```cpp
int launch_lbfgs_advance(gem_handle* h, int B, const gem_lbfgs_opts& o, hipStream_t s) {
    AdvArgs a = make_args(h, o);
    Profile::Rec rec;
    const bool prof = h->prof.on;
    if (prof) {
        GEM_HIP(hipEventCreate(&rec.a)); GEM_HIP(hipEventCreate(&rec.b));
        rec.family = 2; rec.flops = 0;
        GEM_HIP(hipEventRecord(rec.a, s));
    }
    const int ept = (h->Dp + 255) / 256;
    typedef void (*kern_t)(AdvArgs);
    kern_t kern = nullptr;
    if (ept <= 1) kern = lbfgs_advance_kernel<1, false>;
    else if (ept <= 2) kern = lbfgs_advance_kernel<2, false>;
    else if (ept <= 4) kern = lbfgs_advance_kernel<4, false>;
    else if (h->Dp == 2048 && h->precision == GEM_PRECISION_BF16) kern = lbfgs_advance_kernel<8, true, true>;
    else if (h->Dp == 2048) kern = lbfgs_advance_kernel<8, true>;
    else if (ept <= 8) kern = lbfgs_advance_kernel<8, false>;
    else if (ept <= 16) kern = lbfgs_advance_kernel<16, false>;
    else { set_error("latent_dim > 4096 is not supported by the L-BFGS kernel"); return 1; }
    note_kernel(h, reinterpret_cast<const void*>(kern));
    hipLaunchKernelGGL(kern, dim3(B), dim3(256), 0, s, a);
    GEM_HIP(hipGetLastError());
    if (prof) { GEM_HIP(hipEventRecord(rec.b, s)); h->prof.recs.push_back(rec); }
    commit_kernel_names(h, prof ? 2 : -1);
    return 0;
}

__global__ __launch_bounds__(1024) void compact_kernel(const int* __restrict__ phase_arr, int B, int T, int* __restrict__ perm,
                                                       int* __restrict__ slot_of, int* __restrict__ n_active, int force_all,
                                                       int* __restrict__ log_slot, int zero_after) {
    __shared__ int wsum[16];
    const int tid = threadIdx.x, lane = tid & 63, wave = tid >> 6;
    const int E = (B + 1023) >> 10, b0 = tid * E;
    unsigned long long mask = 0ull;
    for (int e = 0; e < E; ++e) {
        const int b = b0 + e;
        if (b < B && (force_all || phase_arr[b] != PH_DONE)) mask |= 1ull << e;
    }
    const int cnt = __popcll(mask);
    int incl = cnt;
#pragma unroll
    for (int d = 1; d < 64; d <<= 1) {
        const int v = __shfl_up(incl, d);
        if (lane >= d) incl += v;
    }
    if (lane == 63) wsum[wave] = incl;
    __syncthreads();
    int woff = 0, total = 0;
#pragma unroll
    for (int i = 0; i < 16; ++i) { if (i < wave) woff += wsum[i]; total += wsum[i]; }
    int pa = woff + incl - cnt;
    int pi = total + (b0 - pa);
    for (int e = 0; e < E; ++e) {
        const int b = b0 + e;
        if (b >= B) break;
        if ((mask >> e) & 1ull) { perm[pa] = b; slot_of[b] = pa++; }
        else { perm[pi] = b; slot_of[b] = pi++; }
    }
    if (tid == 0) { n_active[0] = total; n_active[1] = total * T; *log_slot = total; }
    if (tid < zero_after) log_slot[1 + tid] = 0;
}

int launch_compact(gem_handle* h, int B, int force_all, hipStream_t s, int zero_after) {
    Workspace& w = h->ws;
    if (B > 65536) { set_error("compact: more than 65536 windows per call"); return 1; }
    if (zero_after < 0 || zero_after > 1024 || (w.log_pos % N_LOG) + zero_after >= N_LOG) { set_error("compact: bad counter range"); return 1; }
    hipLaunchKernelGGL(compact_kernel, dim3(1), dim3(1024), 0, s, w.phase, B, h->T, w.perm, w.slot_of, w.n_active, force_all,
                       w.n_log + (w.log_pos % N_LOG), zero_after);
    GEM_HIP(hipGetLastError());
    w.cur_log = w.log_pos++;
    return 0;
}

int launch_lbfgs_stats(gem_handle* h, int B, gem_window_stats* out, hipStream_t s) {
    hipLaunchKernelGGL(lbfgs_stats_kernel, dim3((B + 255) / 256), dim3(256), 0, s, h->ws.state, out, B);
    GEM_HIP(hipGetLastError());
    return 0;
}

}
```

### globalegomocap_amd/csrc/tail.hip

```cpp
#include <algorithm>

#include "energy_device.h"

namespace gem {

typedef float f32x16 __attribute__((ext_vector_type(16)));
typedef float f32x4 __attribute__((ext_vector_type(4)));

__device__ __forceinline__ float bf16_round(float x) {
    const __bf16 b = (__bf16)x;
    return (float)b;
}

constexpr int TAIL_WAVES = 8;
constexpr int TAIL_THREADS = TAIL_WAVES * 64;
constexpr int TAIL_WAVES_SHARED = 4;

constexpr int TAIL_ROWS = 16;

template <int W>
__device__ __forceinline__ void tail_prefetch_first(const TailLayerDev L, f32x4 (&dst)[4]) {
    const int lane = threadIdx.x & 63, wave = __builtin_amdgcn_readfirstlane(threadIdx.x >> 6);
    const int c = lane & 15, q = lane >> 4;
    const int n0 = wave * 16;
    if (n0 >= L.N) return;
    const f32x4* p = reinterpret_cast<const f32x4*>(L.w4) + (size_t)q * L.N + n0 + c;
#pragma unroll
    for (int g = 0; g < 4; ++g) dst[g] = p[(size_t)(4 * g) * L.N];
}

template <int W, int NT, typename Epi>
__device__ __forceinline__ void tail_gemm_nt(const float* in, int ld_in, const float* zero_line, const TailLayerDev L,
                                             const TailLayerDev next, bool has_next, int T, int R, f32x4 (&bpre)[4], Epi epi,
                                             int c0 = 0, bool use_pre = true) {
    const int tid = threadIdx.x, lane = tid & 63, wave = __builtin_amdgcn_readfirstlane(tid >> 6);
    const int fr = lane & 15, fq = lane >> 4;
    const int kb = L.K / 64, nblk = 3 * kb;
    const f32x4* W4 = reinterpret_cast<const f32x4*>(L.w4);
    constexpr int TS = 16 * W;
    const int n0 = wave * 16 + c0;
    if (n0 >= L.N) {
        if (has_next) tail_prefetch_first<W>(next, bpre);
        return;
    }
    const int row = fr;
    const int t_row = row % T;
    const bool row_ok = row < R;
    float bv[NT];
    f32x4 acc[NT];
#pragma unroll
    for (int i = 0; i < NT; ++i) {
        bv[i] = L.bias ? L.bias[n0 + TS * i + fr] : 0.f;
        acc[i] = f32x4{0.f, 0.f, 0.f, 0.f};
    }
    const f32x4* pB = W4 + (size_t)fq * L.N + n0 + fr;
    const int strideB = 16 * L.N;
    const int a_own = row * ld_in + 4 * fq;
    const int a_zero = (int)(zero_line - in) + 4 * fq;
    const bool ok_m = row_ok && t_row >= 1, ok_p = row_ok && t_row + 1 < T;
#define TAIL_LOAD_B(blk_, dst_)                                                                        \
    {                                                                                                  \
        const f32x4* p_ = pB + (size_t)(blk_) * strideB;                                               \
        _Pragma("unroll") for (int i = 0; i < NT; ++i)                                                 \
            _Pragma("unroll") for (int g = 0; g < 4; ++g) dst_[i][g] = p_[(size_t)(4 * g) * L.N + TS * i]; \
    }
#define TAIL_LOAD_A(blk_, dst_)                                                                        \
    {                                                                                                  \
        const int tap_ = ((blk_) >= kb) + ((blk_) >= 2 * kb), k0_ = ((blk_) - tap_ * kb) * 64;         \
        const bool ok_ = tap_ == 0 ? ok_m : (tap_ == 1 ? row_ok : ok_p);                               \
        const float* arow_ = in + (ok_ ? a_own + (tap_ - 1) * ld_in + k0_ : a_zero);                   \
        _Pragma("unroll") for (int g = 0; g < 4; ++g) dst_[g] = *reinterpret_cast<const f32x4*>(arow_ + 16 * g); \
    }
#define TAIL_COMPUTE(a_, b_)                                                                           \
    {                                                                                                  \
        _Pragma("unroll") for (int g = 0; g < 4; ++g) {                                                \
            _Pragma("unroll") for (int i = 0; i < NT; ++i) acc[i] = __builtin_amdgcn_mfma_f32_16x16x4f32(a_[g].x, b_[i][g].x, acc[i], 0, 0, 0); \
            _Pragma("unroll") for (int i = 0; i < NT; ++i) acc[i] = __builtin_amdgcn_mfma_f32_16x16x4f32(a_[g].y, b_[i][g].y, acc[i], 0, 0, 0); \
            _Pragma("unroll") for (int i = 0; i < NT; ++i) acc[i] = __builtin_amdgcn_mfma_f32_16x16x4f32(a_[g].z, b_[i][g].z, acc[i], 0, 0, 0); \
            _Pragma("unroll") for (int i = 0; i < NT; ++i) acc[i] = __builtin_amdgcn_mfma_f32_16x16x4f32(a_[g].w, b_[i][g].w, acc[i], 0, 0, 0); \
        }                                                                                              \
    }
    f32x4 b0[NT][4], b1[NT][4], a0[4], a1[4];
    TAIL_LOAD_B(0, b0);
    if (use_pre) {
#pragma unroll
        for (int g = 0; g < 4; ++g) b0[0][g] = bpre[g];
    }
    TAIL_LOAD_A(0, a0);
    const int npairs = nblk / 2;
#define TAIL_INTERLEAVE()                                                                                          \
    {                                                                                                              \
        _Pragma("unroll") for (int i_ = 0; i_ < 4 * NT; ++i_) { __builtin_amdgcn_sched_group_barrier(0x008, 2, 0); __builtin_amdgcn_sched_group_barrier(0x020, 1, 0); } \
        _Pragma("unroll") for (int i_ = 0; i_ < 4; ++i_) { __builtin_amdgcn_sched_group_barrier(0x008, 2 * NT, 0); __builtin_amdgcn_sched_group_barrier(0x100, 1, 0); } \
    }
    for (int p = 0; p < npairs; ++p) {
        const int blk = 2 * p;
        TAIL_LOAD_B(blk + 1, b1);
        TAIL_LOAD_A(blk + 1, a1);
        TAIL_COMPUTE(a0, b0);
        TAIL_INTERLEAVE();
        __builtin_amdgcn_sched_barrier(0);
        const int nxt = min(blk + 2, nblk - 1);
        TAIL_LOAD_B(nxt, b0);
        TAIL_LOAD_A(nxt, a0);
        TAIL_COMPUTE(a1, b1);
        TAIL_INTERLEAVE();
        __builtin_amdgcn_sched_barrier(0);
    }
#undef TAIL_INTERLEAVE
    if (nblk & 1) TAIL_COMPUTE(a0, b0);
    if (has_next) tail_prefetch_first<W>(next, bpre);
#undef TAIL_LOAD_A
#undef TAIL_LOAD_B
#undef TAIL_COMPUTE
#pragma unroll
    for (int i = 0; i < NT; ++i) epi(acc[i], 4 * fq, n0 + TS * i + fr, bv[i]);
}

template <int W, typename Epi>
__device__ __forceinline__ void tail_gemm(const float* in, int ld_in, const float* zero_line, const TailLayerDev L,
                                          const TailLayerDev next, bool has_next, int T, int R, f32x4 (&bpre)[4], Epi epi) {
    if constexpr (W == TAIL_WAVES_SHARED) {
        if (L.N > 32 * W) {
            tail_gemm_nt<W, 2>(in, ld_in, zero_line, L, next, false, T, R, bpre, epi);
            tail_gemm_nt<W, 2>(in, ld_in, zero_line, L, next, has_next, T, R, bpre, epi, 32 * W, false);
        } else if (L.N > 16 * W) tail_gemm_nt<W, 2>(in, ld_in, zero_line, L, next, has_next, T, R, bpre, epi);
        else tail_gemm_nt<W, 1>(in, ld_in, zero_line, L, next, has_next, T, R, bpre, epi);
    } else {
        if (L.N > 32 * W) tail_gemm_nt<W, 4>(in, ld_in, zero_line, L, next, has_next, T, R, bpre, epi);
        else if (L.N > 16 * W) tail_gemm_nt<W, 2>(in, ld_in, zero_line, L, next, has_next, T, R, bpre, epi);
        else tail_gemm_nt<W, 1>(in, ld_in, zero_line, L, next, has_next, T, R, bpre, epi);
    }
}
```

What you are asked to do :: Among the records above, determine how many lines contain "wsum", then report the number only.

Answer to this exercise :: 3